Although, we failed to get him down last night (due to my fail internet connection last night), your new plan is very similar to what we used and the strat my alliance guild used. OT gets all the big guys, and gets as many of the ghouls they can.
Letting the plague do the work makes it easy so DPS can focus on the LK. Even if 1-2 are up in transition, the disease will have enough stacks up to kill them. One thing also is blowing Heroism at the beginning speeds up P1, and with the length of the fight it should be back when you may need it later on.
Our “proper” 10-man strat (the one which doesn’t rely heavily on a 25-man / part heroic geared LK tank) has LK parked on the glyph square near the first spike facing out to the edge, the OT is on the same line, the Shamblings spawn pretty much in front of the OT with the ranged a little further around the platform. The OT taunts in as many of the ghouls as possible and the MT (and melee) avoids using AoE attacks so the ghouls are easily pulled off onto the OT (misdirect & tricks used to move them where they’re available).
As you say, let the plague do it’s thing, in the transition the OT takes his pack off onto the edge and they’re ignored until the shamblings drop with the MT taking the ragings. Ideally the horrors are down by the time the 3rd raging spawns, OT grabs this and kites onto the main section (watch where it’s pointing) and the MT takes LK to the Stupid Paladin who’s forgotten he can bubble.
All damage is on either LK or the ragings in these two phases, we completely ignore the horrors and ghouls, if they need killing (except the few ghouls on the MT at the transition) then something has gone wrong and we’re into wipe country anyway.
Uhh … am I tanking? On the DK, sure, I can take whatever .. heck, I solo tanked through Soul Reaper. But the warrior … I dunno. Guess we’ll have to see. Maybe it’s not so bad, LK doesn’t seem to hit all that hard in phase one, but … I’m squishier than the DK at the moment.
If we can ever get back in there on one of our lockouts 😛
It actually makes the most sense for your warrior to tank the adds in phase one so you get infinite taunts but Vigilance-ing my bear.
Even before the new talent trees and 30% buff (We first downed LK on 15% buff) we did it this way. We just let the disease bounce as much as possible and had a few comical moments where the cleanser was a bit too trigger happy and bounced it throughout the raid a few times until someone finally got to run it out 🙂
The extra damage from LK was a non-issue, and we never at any point had any DPS on any adds, so we had a fast phase 1. The disease we continued to manage throughout the phase transition, with the OT positioned so as to make sure the disease could only bounce among the adds and the OT. I think I had two small ghouls left on one attempt, which I managed to accidentally toss over the edge by only just managing the phase transition in time – sweet!
We’re at the point now where we’ve got him on farm on alts to get alts and friends Kingslayer, with a kill every week, and we’re still doing it this way. The only real difference now is that the tanks care even less about the damage they’re taking.
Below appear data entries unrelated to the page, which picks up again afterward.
template <int STAGE, int MODE, bool GLS>
__global__ __launch_bounds__(PFT_BLOCK) void merson_stage(StageArgs a, pft_consts c)
{
  const int lin = xcd_remap(blockIdx.x, a.ntile * a.nchunk);
  const int tile = lin % a.ntile, chunk = lin / a.ntile;
  const int cell = tile * PFT_BLOCK + threadIdx.x;
  const bool active = cell < a.plane;
  const int cc = active ? cell : a.plane - 1;
  const int j = cc / a.n1, i = cc - j * a.n1;
  const int kb = a.k_begin + chunk * a.kz;
  const int ke = min(kb + a.kspan, a.k_end);

  const int oxm = i > 0 ? -1 : 0, oxp = i < a.n1 - 1 ? 1 : 0;
  const int oym = j > 0 ? -a.n1 : 0, oyp = j < a.n2 - 1 ? a.n1 : 0;

  const double* fin[3] = {a.in, a.in + a.fs, GLS ? a.x + 2 * a.fs : a.in + 2 * a.fs};

  double m = 0.0;
  bool nf = false;
  double zm[3], zc[3], zp[3], zn[3], nb[3][4], nn[3][4];
  if (kb < ke) {
    const long o0 = (long)(kb + 1) * a.plane + cc;
#pragma unroll
    for (int q = 0; q < 3; ++q) {
      zc[q] = fin[q][o0];
      zm[q] = (kb == 0 && !a.has_below) ? zc[q] : fin[q][o0 - a.plane];
      zp[q] = (kb == a.n3 - 1 && !a.has_above) ? zc[q] : fin[q][o0 + a.plane];
      nb[q][0] = fin[q][o0 + oxm];
      nb[q][1] = fin[q][o0 + oxp];
      nb[q][2] = fin[q][o0 + oym];
      nb[q][3] = fin[q][o0 + oyp];
    }
  }
  for (int k = kb; k < ke; ++k) {
    const long o = (long)(k + 1) * a.plane + cc;
    const bool top = (k == a.n3 - 1) && !a.has_above;
    double xv[3], k1v[3], k3v[3], k4v[3];
    if (STAGE >= 1) {
#pragma unroll
      for (int q = 0; q < 3; ++q) {
        if (GLS && q == 2) continue;
        xv[q] = a.x[q * a.fs + o];
        if (STAGE >= 2) k1v[q] = a.k1[q * a.fs + o];
        if (STAGE >= 4) k3v[q] = a.k3[q * a.fs + o];
        if (STAGE >= 5) k4v[q] = a.k4[q * a.fs + o];
      }
    }
    if (k + 1 < ke) {
      const long o1 = o + a.plane;
      const bool top2 = (k + 1 == a.n3 - 1) && !a.has_above;
#pragma unroll
      for (int q = 0; q < 3; ++q) {
        nn[q][0] = fin[q][o1 + oxm];
        nn[q][1] = fin[q][o1 + oxp];
        nn[q][2] = fin[q][o1 + oym];
        nn[q][3] = fin[q][o1 + oyp];
        zn[q] = top2 ? 0.0 : fin[q][o1 + a.plane];
      }
    }
    Col col[3];
#pragma unroll
    for (int q = 0; q < 3; ++q) {
      col[q].c = zc[q];
      col[q].xm = nb[q][0];
      col[q].xp = nb[q][1];
      col[q].ym = nb[q][2];
      col[q].yp = nb[q][3];
      col[q].zm = zm[q];
      col[q].zp = top ? zc[q] : zp[q];
    }
    if (top) col[0].zp = a.T_top;
    double du = 0.0, dp = 0.0;
    const double un = a.noise ? zc[0] + a.noise[(long)k * a.plane + cc] : zc[0];
    rhs_cell<MODE>(c, col[0], col[1], col[2], un, du, dp);
    if (active) {
      if (STAGE == 0) {
        a.kout[o] = du;
        a.kout[a.fs + o] = dp;
        a.kout[2 * a.fs + o] = 0.0;
      } else {
#pragma unroll
        for (int q = 0; q < 3; ++q) {
          if (GLS && q == 2) continue;
          const double K = q == 0 ? du : (q == 1 ? dp : 0.0);
          const long e = q * a.fs + o;
          if (STAGE == 1) {
            a.kout[e] = K;
            a.out[e] = K * a.coef + xv[q];
          } else if (STAGE == 2) {
            a.out[e] = (k1v[q] + K) * a.coef + xv[q];
          } else if (STAGE == 3) {
            a.kout[e] = K;
            a.out[e] = (k1v[q] + 3.0 * K) * a.coef + xv[q];
          } else if (STAGE == 4) {
            a.kout[e] = K;
            a.out[e] = (0.5 * k1v[q] - 1.5 * k3v[q] + 2.0 * K) * a.h + xv[q];
          } else if (STAGE == 5) {
            const double em = q == 0 ? a.em0 : (q == 1 ? a.em1 : a.em2);
            const double ev = em * fabs(0.2 * k1v[q] - 0.9 * k3v[q] + 0.8 * k4v[q] - 0.1 * K);
            if (ev > m) m = ev;
            nf |= !isfinite(ev);
            a.out[e] = xv[q] + a.coef * (0.5 * (k1v[q] + K) + 2.0 * k4v[q]);
          }
        }
      }
    }
#pragma unroll
    for (int q = 0; q < 3; ++q) {
      zm[q] = zc[q];
      zc[q] = zp[q];
      zp[q] = zn[q];
#pragma unroll
      for (int d = 0; d < 4; ++d) nb[q][d] = nn[q][d];
    }
  }

  if (STAGE == 5) {
    __shared__ double red[PFT_BLOCK / 64];
    __shared__ int rnf[PFT_BLOCK / 64];
#pragma unroll
    for (int off = 32; off > 0; off >>= 1) {
      const double o = __shfl_xor(m, off, 64);
      if (o > m) m = o;
    }
    const int anynf = __any(nf);
    const int w = threadIdx.x >> 6;
    if ((threadIdx.x & 63) == 0) {
      red[w] = m;
      rnf[w] = anynf;
    }
    __syncthreads();
    if (threadIdx.x == 0) {
      double bm = red[0];
      int bnf = rnf[0];
      for (int k = 1; k < PFT_BLOCK / 64; ++k) {
        if (red[k] > bm) bm = red[k];
        bnf |= rnf[k];
      }
      if (bm > 0.0) atomicMax(a.eps_bits, (unsigned long long)__double_as_longlong(bm));
      if (bnf) atomicOr(a.nonfinite, 1u);
    }
  }
}


typedef double dbl2 __attribute__((ext_vector_type(2)));

#define PFT_FUSED_LF 680

__device__ __forceinline__ dbl2 ld2(const double* p) { return *reinterpret_cast<const dbl2*>(p); }
__device__ __forceinline__ void st2(double* p, dbl2 v) { *reinterpret_cast<dbl2*>(p) = v; }


struct Ops {
  dbl2 x, k1, k2, k3, k4;
};

template <int STAGE, bool GLS>
__device__ __forceinline__ void load_ops(const StageArgs& a, int q, long o, Ops& r)
{
  r.x = ld2(a.x + q * a.fs + o);
  if (GLS && q == 2) return;
  if (q == 2) {
    constexpr dbl2 z = {0.0, 0.0};
    r.k1 = z; r.k2 = z; r.k3 = z; r.k4 = z;
    return;
  }
  if (STAGE >= 2 && STAGE != 3) r.k1 = ld2(a.k1 + q * a.fs + o);
  if (STAGE == 3) r.k2 = ld2(a.k2 + q * a.fs + o);
  if (STAGE >= 4) r.k3 = ld2(a.k3 + q * a.fs + o);
  if (STAGE == 5) r.k4 = ld2(a.k4 + q * a.fs + o);
}

template <int STAGE, bool GLS>
__device__ __forceinline__ dbl2 stage_in(const StageArgs& a, int q, const Ops& r)
{
  if (STAGE <= 1 || (GLS && q == 2)) return r.x;
  dbl2 v;
#pragma unroll
  for (int s = 0; s < 2; ++s) {
    if (STAGE == 2) v[s] = r.k1[s] * a.cin + r.x[s];
    if (STAGE == 3) v[s] = r.k2[s] * a.cin + r.x[s];
    if (STAGE == 4) v[s] = (r.k1[s] + 3.0 * r.k3[s]) * a.cin + r.x[s];
    if (STAGE == 5) v[s] = (0.5 * r.k1[s] - 1.5 * r.k3[s] + 2.0 * r.k4[s]) * a.cin + r.x[s];
  }
  return v;
}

(We position in a triangle – DPS only just in the circle, to make their phase transition easier, LK about 10 feet away, OT making the third apex of the triangle sort of halfway between.)
We also just eat the enrage on the Shambling Horros – and had to even back on our serious attempts due to no-one who could tranq. Getting the mechanics down seems to be much more important than minimsing tank damage taken for sure.